There is no national minimum wage. Rather, area wage councils working under the supervision of the National Wage Council establish minimum wages for regions and basic needs figures for each province--a monetary amount considered sufficient to enable a single worker to meet the basic needs of nutrition, clothing, and shelter. The Government has increased the average minimum wage 70 percent (when adjusted for inflation) over the past 5 years. After the latest increase in April, which averaged 10 percent nationwide, the average minimum wage was equal to 95 percent of the government-determined "minimum living need." In Jakarta the minimum wage, which was about $70 (rp 172,500) per month at the time it went into effect, has, because of the fall in the value of the rupiah, become about $30 at year's end. An additional increase is expected in early 1998.

There are no reliable statistics on the number of employers paying at least the minimum wage. Independent observers' estimates range between 30 and 60 percent. Enforcement of minimum wage and other labor regulations remains inadequate, and sanctions too light, although the new manpower law, which is to take effect on October 1, 1998, increases penalties for not paying the minimum wage from rupiah 100,000 (about $30 at the time of enactment $18 at the end of the year) to rupiah 200,000,000 ($60,000 at the time of enactment, $36,000 at year's end). During the year, according to government figures, 464 companies applied for relief from the minimum wage increases on the ground that they would otherwise close, and 276 received permission for exceptions or postponements of the new wage rate.

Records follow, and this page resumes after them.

#undef NINT_B_ADVANCE
  NINT_STAMP_AT(2)
  if constexpr (WK > 1) {
    constexpr int FR = MT - Q;
    constexpr int XR = xchg_rounds(EPI, WK, NTW, MT), NTX = NTW / XR;
    __syncthreads();
#pragma unroll
    for (int xr = 0; xr < XR; ++xr) {
      if (xr > 0) __syncthreads();
      char* mine = smem + (size_t)((wn * WK + wk) * FR * NTX) * 1024 + lane * 16;
#pragma unroll
      for (int ii = Q; ii < MT; ++ii)
#pragma unroll
        for (int j = 0; j < NTX; ++j) *(f32x4_t*)(mine + ((ii - Q) * NTX + j) * 1024) = acc[ii][xr * NTX + j];
      __syncthreads();
#pragma unroll
      for (int d = 1; d < WK; ++d) {
        const int src = (wk + d) % WK;
        const int shift = ((wk - src + WK) % WK) * Q;
        const char* theirs = smem + (size_t)((wn * WK + src) * FR * NTX) * 1024 + lane * 16;
#pragma unroll
        for (int ii = 0; ii < Q; ++ii)
#pragma unroll
          for (int j = 0; j < NTX; ++j)
            acc[ii][xr * NTX + j] += *(const f32x4_t*)(theirs + ((ii + shift - Q) * NTX + j) * 1024);
      }
    }
  }

  if constexpr (!EARLY) load_cprev();
  load_old();
  const int px = lane & 15;
  const int c4 = 4 * (lane >> 4);
  const int x = x0 + px;
  if constexpr (EPI == EPI_LSTM) {
#pragma unroll
    for (int cb = 0; cb < NTW / 4; ++cb) {
      const int cblock = nt0 / 4 + cb;
      const int ch = cblock * 16 + c4;
      const int Gc = 4 * a.Ch16;
      const int odd = (lane >> 4) & 1, chb = (lane >> 5) * 8;
      const unsigned lo_c = (unsigned)(x * a.Chp + ch);
      const unsigned lo_h = (unsigned)((x + a.P) * a.Chp + ch);
      const unsigned lo_g = (unsigned)(x * Gc + cblock * 64) + (DT == NINT_BF16 ? (unsigned)(chb + (odd ? 32 : 0)) : (unsigned)c4);
#pragma unroll
      for (int i = 0; i < Q; ++i) {
        const int rt = (i + wk * Q) % MT;
        const int y = y0 + rdy(rt), xo = rdx(rt);
        const bool ok = y < a.H && x + xo < a.W;
        const size_t rowpix = ((size_t)img * a.H + y) * a.W + xo;
        const f32x4_t cp = cpv[i][cb];
        f32x4_t gi, gf, gg, go, cn, hn;
#pragma unroll
        for (int r = 0; r < 4; ++r) {
          gi[r] = sigmoidf_(acc[i][cb * 4 + 0][r]);
          gf[r] = sigmoidf_(acc[i][cb * 4 + 1][r]);
          gg[r] = tanhf_(acc[i][cb * 4 + 2][r]);
          go[r] = sigmoidf_(acc[i][cb * 4 + 3][r]);
          cn[r] = fmaf(cp[r], gf[r], gi[r] * gg[r]);
          hn[r] = go[r] * tanhf_(cn[r]);
        }
        if (ok) {
// ... 168 lines not shown
  int i = 0;                                                                                                    \
  _Pragma("unroll") for (int q = 1; q < NINT_MULTI_MAX; ++q) i += (q < m.n && (int)blockIdx.x >= m.begin[q]) ? 1 : 0; \
  const int b = blockIdx.x - m.begin[i];                                                                        \
  if (b >= m.nwg[i]) return;                                        \
  const int nbx = m.nbx[i], by = b / nbx, bx = b - by * nbx;                                                    \
  const ConvArgs& a = m.a[i];
#define NINT_MULTI_CASE(EPI_, WN_, WK_, NTW_) \
  case conv_variant(EPI_, WN_, WK_, NTW_, 4): conv_igemm_body<DT, EPI_, WN_, WK_, NTW_, 4>(a, smem, bx, by, nbx); break;
template <int DT>
__global__ __launch_bounds__(256, 3) void conv_lstm_multi_kernel(ConvMulti m) {
  NINT_MULTI_PROLOGUE
  switch (m.variant[i]) {
    NINT_MULTI_CASE(EPI_LSTM, 4, 1, 4)
    NINT_MULTI_CASE(EPI_LSTM, 2, 2, 4)
    NINT_MULTI_CASE(EPI_LSTM, 1, 4, 4)
    default: break;
  }
}
#define NINT_MULTI_CASE8(EPI_, WN_, WK_, NTW_) \
  case conv_variant(EPI_, WN_, WK_, NTW_, 8): conv_igemm_body<DT, EPI_, WN_, WK_, NTW_, 8>(a, smem, bx, by, nbx); break;
template <int DT>
__global__ __launch_bounds__(256, 2) void conv_lstm_multi8_kernel(ConvMulti m) {
  NINT_MULTI_PROLOGUE
  switch (m.variant[i]) {
    NINT_MULTI_CASE8(EPI_LSTM, 4, 1, 4)
    NINT_MULTI_CASE8(EPI_LSTM, 2, 2, 4)
    NINT_MULTI_CASE8(EPI_LSTM, 1, 4, 4)
    NINT_MULTI_CASE(EPI_LSTM, 4, 1, 4)
    NINT_MULTI_CASE(EPI_LSTM, 2, 2, 4)
    NINT_MULTI_CASE(EPI_LSTM, 1, 4, 4)
    default: break;
  }
}
template <int DT>
__global__ __launch_bounds__(256, 3) void conv_bwd_multi_kernel(ConvMulti m) {
  if (m.pw_blocks && (int)blockIdx.x >= m.begin[m.n]) {
#ifndef NINT_PW_U
#define NINT_PW_U 2
#endif
    lstm_bwd_pointwise_body<DT, NINT_PW_U>(m.pw, blockIdx.x - m.begin[m.n], m.pw_blocks);
    return;
  }
  NINT_MULTI_PROLOGUE
  switch (m.variant[i]) {
    NINT_MULTI_CASE(EPI_DGRAD, 1, 4, 4)
    NINT_MULTI_CASE(EPI_DGRAD, 1, 4, 2)
    NINT_MULTI_CASE(EPI_DGRAD, 2, 2, 3)
    NINT_MULTI_CASE(EPI_DGRAD, 1, 4, 3)
    NINT_MULTI_CASE(EPI_DGRAD_PW, 1, 4, 3)
    default: break;
  }
}
template <int DT>
__global__ __launch_bounds__(256, 2) void conv_bwd_multi8_kernel(ConvMulti m) {
  NINT_MULTI_PROLOGUE
  switch (m.variant[i]) {
    NINT_MULTI_CASE8(EPI_DGRAD, 1, 4, 4)
    NINT_MULTI_CASE8(EPI_DGRAD_PW, 1, 4, 3)
    NINT_MULTI_CASE(EPI_DGRAD, 1, 4, 4)
    NINT_MULTI_CASE(EPI_DGRAD, 1, 4, 2)
    NINT_MULTI_CASE(EPI_DGRAD_PW, 1, 4, 3)
    default: break;
  }
}
template <int DT>
__global__ __launch_bounds__(256, 2) void conv_dgrad_multi8_kernel(ConvMulti m) {
  NINT_MULTI_PROLOGUE
  switch (m.variant[i]) {
    NINT_MULTI_CASE8(EPI_DGRAD, 1, 4, 4)
    NINT_MULTI_CASE8(EPI_DGRAD, 2, 2, 3)
    default: break;
  }
}
static bool multi_holds(int variant) {
  switch (variant) {
    case conv_variant(EPI_LSTM, 4, 1, 4, 8): case conv_variant(EPI_DGRAD, 1, 4, 4, 8):
    case conv_variant(EPI_LSTM, 2, 2, 4, 8): case conv_variant(EPI_LSTM, 1, 4, 4, 8): case conv_variant(EPI_DGRAD_PW, 1, 4, 3, 8):
    case conv_variant(EPI_LSTM, 4, 1, 4, 4): case conv_variant(EPI_LSTM, 2, 2, 4, 4): case conv_variant(EPI_LSTM, 1, 4, 4, 4):
    case conv_variant(EPI_DGRAD, 1, 4, 4, 4): case conv_variant(EPI_DGRAD, 1, 4, 2, 4): case conv_variant(EPI_DGRAD_PW, 1, 4, 3, 4):
    case conv_variant(EPI_DGRAD, 2, 2, 3, 8): case conv_variant(EPI_DGRAD, 2, 2, 3, 4):
    case conv_variant(EPI_DGRAD, 1, 4, 3, 4):
      return true;
// ... 120 lines not shown
  a.k = ly->k; a.p = ly->k / 2; a.taps = ly->k * ly->k;
  a.kx0 = ly->xfold ? 1 : ly->k;
  a.H = g->H; a.W = g->W; a.P = g->P; a.Hh = g->Hh; a.Wh = g->Wh;
  a.bias = ly->bias_p;
  a.c_prev = c_prev; a.c_out = c_out; a.h_out = (char*)h_out; a.gates_out = (char*)gates_out;
  a.Chp = ly->Chp; a.Ch16 = ly->Ch16;
  a.tile_rows = ly->tile_rows <= 2 ? 0 : ly->tile_rows;
  if (ly->wide < 0 || ly->wide > 2) return NINT_E_ARG;
  if (nint_internal_stencil_holds(ly) && (ly->tile_rows == 1 || (ly->tile_rows == 0 && NINT_STENCIL_AUTO(dtype)))) {
    if (plan) { plan->gx = 0; plan->carrier = NINT_K_STENCIL; return NINT_E_SHAPE; }
    return nint_internal_stencil_lstm(ly, g, dtype, N, x_slab, h_prev, c_prev, h_out, c_out, gates_out, stream);
  }
  if ((ly->tile_rows == 2 || (ly->tile_rows == 0 && NINT_TINY_AUTO(dtype))) && nint_tiny_shape(ly->Cx, ly->Ch, ly->k, ly->xfold, dtype)) {
    if (plan) { plan->gx = 0; plan->carrier = NINT_K_TINY; return NINT_E_SHAPE; }
    return nint_internal_tiny_lstm(ly, g, dtype, N, x_slab, h_prev, c_prev, h_out, c_out, gates_out, stream);
  }
  ConvPlan own;
  ConvPlan* pl = plan ? plan : &own;
  const int rc = dtype == NINT_BF16 ? launch_conv<NINT_BF16, EPI_LSTM>(a, N, a.NTt, n_cu, pl)
                                    : launch_conv<NINT_F32, EPI_LSTM>(a, N, a.NTt, n_cu, pl);
  return rc != NINT_OK || plan ? rc : nint_internal_conv_enqueue(pl, stream);
}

Labor law and ministerial regulations provide workers with a variety of other benefits, such as social security, and workers in more modern facilities often receive health benefits, free meals, and transportation. The law establishes 7- or 8-hour workdays and a 40-hour workweek, with one 30-minute rest period for each 4 hours of work. The law also requires 1 day of rest weekly. The daily overtime rate is 1 1/2 times the normal hourly rate for the first hour, and 2 times the hourly rate for additional overtime. Regulations allow employers to deviate from the normal work hours upon request to the Minister of Manpower and with the agreement of the employee. Workers in industries that produce retail goods for export frequently work overtime to fulfill contract quotas. Observance of laws regulating benefits and labor standards varies from sector to sector and by region. Employer violations of legal requirements are fairly common and often result in strikes and employee protests. The Ministry of Manpower continues publicly to urge employers to comply with the law. During the year, the Government investigated 31 companies for labor law violations, of which 13 were taken to court, 6 of these cases resulted in prison sentences for company management and 6 in fines. However, in general, government enforcement and supervision of labor standards are weak.

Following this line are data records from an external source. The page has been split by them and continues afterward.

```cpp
static TuneSwitches tune_switches()
{
    auto on = [](const char *name) { return getenv(name) != nullptr; };
    const char *at = getenv("IRMV_AUTOTUNE"), *nd = getenv("IRMV_NO_DEEP");
    TuneSwitches s;
    s.untuned = at && at[0] == '0'; s.verbose = on("IRMV_AUTOTUNE_VERBOSE"); s.warn = on("IRMV_TUNE_WARN");
    const char *s2 = getenv("IRMV_FORCE_S2"), *wres = getenv("IRMV_FORCE_WRES");
    s.has_s2 = s2 != nullptr; s.force_s2 = s2 ? s2 : "";
    s.has_wres = wres != nullptr; s.force_wres = wres ? wres : "";
    s.force_pw = on("IRMV_FORCE_PW"); s.force_pwn = on("IRMV_FORCE_PWN"); s.force_cm = on("IRMV_FORCE_CM");
    s.force_w8 = on("IRMV_FORCE_W8"); s.force_nt8 = on("IRMV_FORCE_NT8"); s.force_pf4 = on("IRMV_FORCE_PF4");
    s.no_pw = on("IRMV_NO_PW"); s.no_pwn = on("IRMV_NO_PWN"); s.no_pf2 = on("IRMV_NO_PF2"); s.no_pf4 = on("IRMV_NO_PF4");
    s.no_cm = on("IRMV_NO_CM"); s.no_w8 = on("IRMV_NO_W8"); s.no_nt8 = on("IRMV_NO_NT8"); s.no_wres = on("IRMV_NO_WRES");
    s.no_deep = nd && nd[0] == '1';
    return s;
}

struct TuneCand { ConvCfg c; bool forced; };

static std::vector<TuneCand> tune_candidates(const Op &op, const ConvArgs &a, int count, bool want_fuse, bool lds_ok, const TuneSwitches &sw, int num_cus)
{
    std::vector<TuneCand> v;
    const bool s2 = sw.has_s2 && lds_ok && op.cfg.stride == 2;
    auto add = [&](const ConvCfg &c, bool forced = false) {
        if (op.cout_pad % (16 * c.nt) != 0) return;
        if (s2 && !forced && sw.force_s2 != (c.lds ? "lds" : (c.deep ? "deep" : "ct"))) return;
        if (c.wr ? !(op.w_lds[2] && conv_wres_bytes(a, c.stride, c.pp) > 0)
                 : c.lds && !(op.w_lds[lds_index(c.nt)] && conv_lds_bytes(a, c.stride, c.mt, c.nt, nullptr, c.w8) > 0)) return;
        v.push_back({c, forced});
    };
    const int ipw_max = lds_ok ? std::min(4, count) : 1;
    for (int mt = 1; mt <= 4; mt *= 2)
        for (int nt = 1; nt <= 4; nt *= 2)
            for (int ipw = 1; ipw <= ipw_max; ipw *= 2)
                if (!want_fuse || nt == 4) add(tile_cfg(op.cfg, mt, nt, lds_ok ? T_LDS : 0, ipw));
    if (lds_ok && !want_fuse && !sw.no_pf2)
        for (int nt = 1; nt <= 4; nt *= 2)
            for (int ipw = 1; ipw <= ipw_max; ipw *= 2) add(tile_cfg(op.cfg, 1, nt, T_LDS | T_PF2, ipw));
    if (lds_ok && !want_fuse && !sw.no_pf4 && op.cin >= 128 && op.w_lds[0]) add(tile_cfg(op.cfg, 1, 1, T_LDS | T_PF4, 1), sw.force_pf4);
    if (lds_ok && !sw.no_cm)
        for (int mt = 1; mt <= 2; mt *= 2)
            for (int ipw = 2; ipw <= std::min(mt == 1 ? 4 : 2, count); ipw *= 2)
                if (!(want_fuse && mt == 1 && ipw == 2)) add(tile_cfg(op.cfg, mt, 4, T_LDS | (ipw == 2 ? T_CM2 : T_CM4), ipw), sw.force_cm);
    if (lds_ok && op.cfg.stride == 2 && !want_fuse && !sw.no_w8)
        for (int mt = 1; mt <= 2; mt *= 2)
            for (int ipw = 1; ipw <= ipw_max; ipw *= 2)
                for (int cmv = 0; cmv < 2; cmv++)
                    if (!cmv || (mt == 2 && ipw == 2) || (mt == 1 && ipw == 4)) add(tile_cfg(op.cfg, mt, 4, T_LDS | T_W8 | (cmv ? (ipw == 2 ? T_CM2 : T_CM4) : 0), ipw), sw.force_w8);
    if (lds_ok && op.cfg.stride == 2 && !want_fuse && !sw.no_w8 && !sw.no_nt8)
        for (int ipw = 1; ipw <= ipw_max; ipw *= 2)
            for (int cmv = 0; cmv < 2; cmv++)
                if (!cmv || ipw == 2) add(tile_cfg(op.cfg, 1, 8, T_LDS | T_W8 | (cmv ? T_CM2 : 0), ipw), sw.force_nt8);
    if (lds_ok && count >= 2 && !sw.no_wres)
        for (int ppv = 0; ppv < 2; ppv++) {
            const int wgt = conv_wres_tiles(a, op.cfg.stride, ppv != 0);
            if (wgt <= 0) continue;
            int ipw1 = 1;
            while (ipw1 < count && (long)wgt * ((count + ipw1 - 1) / ipw1) > num_cus) ipw1++;
            const int cand[3] = {ipw1, (ipw1 + 1) / 2, std::min(count, 2 * ipw1)};
            for (int k = 0; k < 3; k++)
                if (k == 0 || (cand[k] != cand[0] && (k == 1 || cand[2] != cand[1]))) add(tile_cfg(op.cfg, 2, 4, T_LDS | T_WR | (ppv ? T_PP : 0), cand[k]));
        }
    if (sw.has_wres && lds_ok && count >= 2) {
        const int n = atoi(sw.force_wres.c_str());
        for (int ppv = 0; ppv <= (n > 0 ? 1 : 0); ppv++) add(tile_cfg(op.cfg, 2, 4, T_LDS | T_WR | (ppv ? T_PP : 0), std::max(1, std::min(count, n < 0 ? -n : n))), true);
    }
    if (conv_pw_eligible(op.cfg, a) && !sw.no_pw) {
        add(tile_cfg(op.cfg, 2, 4, T_PW, 1), sw.force_pw);
        for (int nbw = 2; nbw <= 4 && !sw.no_pwn; nbw *= 2)
            if (conv_pw_lds_bytes(a, nbw)) add(tile_cfg(op.cfg, 2, 4, T_PW, nbw), sw.force_pwn);
    }
    if (lds_ok && !want_fuse && op.w_lds[0] && op.cfg.stride == 2 && !op.cfg.cin16)
        for (int mt = 1; mt <= 4; mt *= 2)
            for (int nt = 1; nt <= 4; nt *= 2) add(tile_cfg(op.cfg, mt, nt, T_CT, 1));
    if ((count == 1 || op.cfg.ks == 1) && !want_fuse && !sw.no_deep && !op.cfg.cin16 && !op.cfg.out_f32 && op.cfg.act == 1 && (!lds_ok || op.w_lds[0])) {
        const int tiles[4][2] = {{1, 1}, {2, 1}, {1, 2}, {1, 4}};
        for (auto &t : tiles) add(tile_cfg(op.cfg, t[0], t[1], T_DEEP | (lds_ok ? T_CT : 0), 1));
    }
    return v;
}

struct ConvView { ConvArgs a; bool want_fuse, lds_ok; };
static ConvView conv_view(const irmv_engine *e, const Op &op, int first, int count)
{
    ConvView v;
    const bool fuse_k16 = op.fuse_next >= 0 && op.cfg.cin16;
    v.want_fuse = op.fuse_next >= 0 && !fuse_k16;
    fill_conv_args(e, op, first, count, v.a, v.want_fuse || fuse_k16);
    if (v.want_fuse) {
        bool f_ok = false;
        for (int mt = 1; mt <= 4 && !f_ok; mt *= 2) f_ok = op.w_lds[2] && conv_lds_bytes(v.a, op.cfg.stride, mt, 4, nullptr) > 0;
        if (!f_ok) {
            v.want_fuse = false;
            fill_conv_args(e, op, first, count, v.a, false);
        }
    }
    v.lds_ok = false;
    if (op.cfg.ks == 3 && op.cfg.act == 1 && !op.cfg.out_f32)
        for (int mt = 1; mt <= 4 && !v.lds_ok; mt *= 2)
            for (int nt = 1; nt <= 4 && !v.lds_ok; nt *= 2) v.lds_ok = op.w_lds[lds_index(nt)] && conv_lds_bytes(v.a, op.cfg.stride, mt, nt, nullptr) > 0;
    return v;
}

static int autotune_convs(irmv_engine *e)
{
    const TuneSwitches sw = tune_switches();
    e->tune_sw = sw;
    tune_cache_load();
    hipEvent_t ea, eb;
    HIP_TRY(hipEventCreate(&ea));
    HIP_TRY(hipEventCreate(&eb));
    const int counts[2] = {stream_share(e, e->cfg.num_slots), 1};
    for (Op &op : e->ops) {
        if (op.kind != OP_CONV) continue;
        for (int pass = 0; pass < (counts[0] > 1 ? 2 : 1); pass++) {
            const int count = counts[pass];
            op.tune_fuse[pass] = op.fuse_next;
            const ConvView v = conv_view(e, op, 0, count);
            if (!v.want_fuse && !op.cfg.cin16) op.fuse_next = -1;
            const ConvArgs &a = v.a;
            const bool want_fuse = v.want_fuse, lds_ok = v.lds_ok;
            char key[160];
            snprintf(key, sizeof key, "gfx950.t5|%d.%d.%d.%d.%d.%d|%dx%d>%dx%d|c%d.%d.%d.%d>%d|ld%d.%d.%d|n%d|%d", op.cfg.ks, op.cfg.stride,
                     (int)op.cfg.cin16, op.cfg.act, (int)op.cfg.out_f32, (int)lds_ok, a.Hin, a.Win, a.Hout, a.Wout, a.s0.C, a.s1.C, a.s0.shift,
                     a.s1.shift, a.cout_pad, a.s0.ld, a.s1.ld, a.out_ld, count, (a.res ? 1 : 0) + 2 * a.n2);
            const std::vector<TuneCand> cands = tune_candidates(op, a, count, want_fuse, lds_ok, sw, e->num_cus);
            const bool forced = (sw.has_s2 && lds_ok && op.cfg.stride == 2) || std::any_of(cands.begin(), cands.end(), [](const TuneCand &k) { return k.forced; });
            ConvCfg best_cfg = pass == 0 ? op.cfg : op.cfg_one;
            bool have_hit = false;
            if (!forced && !sw.untuned && !sw.verbose) {
                std::lock_guard<std::mutex> lk(g_tune_mu);
                auto hit = g_tune_cache.find(key);
                if (hit != g_tune_cache.end()) {
                    const TuneEntry &h = hit->second;
                    auto it = std::find_if(cands.begin(), cands.end(), [&](const TuneCand &k) { return tune_entry(k.c) == h; });
                    if (it != cands.end()) { best_cfg = it->c; have_hit = true; }
                    else if (sw.warn) fprintf(stderr, "[autotune] cached tile for %s rejected (mt %d nt %d lds %d ipw %d): re-tuning\n", key, h.mt, h.nt, h.flags & 1, h.ipw);
                }
            }
            float best = 1e30f;
            for (size_t i = 0; i < cands.size() && !have_hit; i++) {
                const ConvCfg &c = cands[i].c;
                if (cands[i].forced) {
                    if (run_conv(op, c, a, count, e->stream)) { best = 0.f; best_cfg = c; }
                    continue;
                }
                if (sw.untuned && best < 1e29f) continue;
                bool ok = true;
                for (int r = 0; r < 2 && ok; r++) ok = run_conv(op, c, a, count, e->stream);
                if (!ok) continue;
                if (sw.untuned) { best = 0.f; best_cfg = c; continue; }
                float ms = 1e30f;
                for (int rep = 0; rep < 3; rep++) {
// ... 1165 lines not shown
```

Both law and regulations provide for minimum standards of industrial health and safety. In January the Government announced a new occupational safety and health management system under which companies with more than 100 employees could obtain public recognition of their compliance with safety and health standards by submitting to a safety audit procedure. In the largely Western-operated oil sector, safety and health programs function reasonably well. However, in the country's 100,000 larger registered companies outside the oil sector, the quality of occupational health and safety programs varies greatly. The enforcement of health and safety standards is severely hampered by the limited number of qualified Department of Manpower inspectors as well as by the low level of employee appreciation for sound health and safety practices. Allegations of corruption on the part of inspectors are common. Workers are obligated to report hazardous working conditions. Employers are forbidden by law from retaliating against those who do, but the law is not effectively enforced.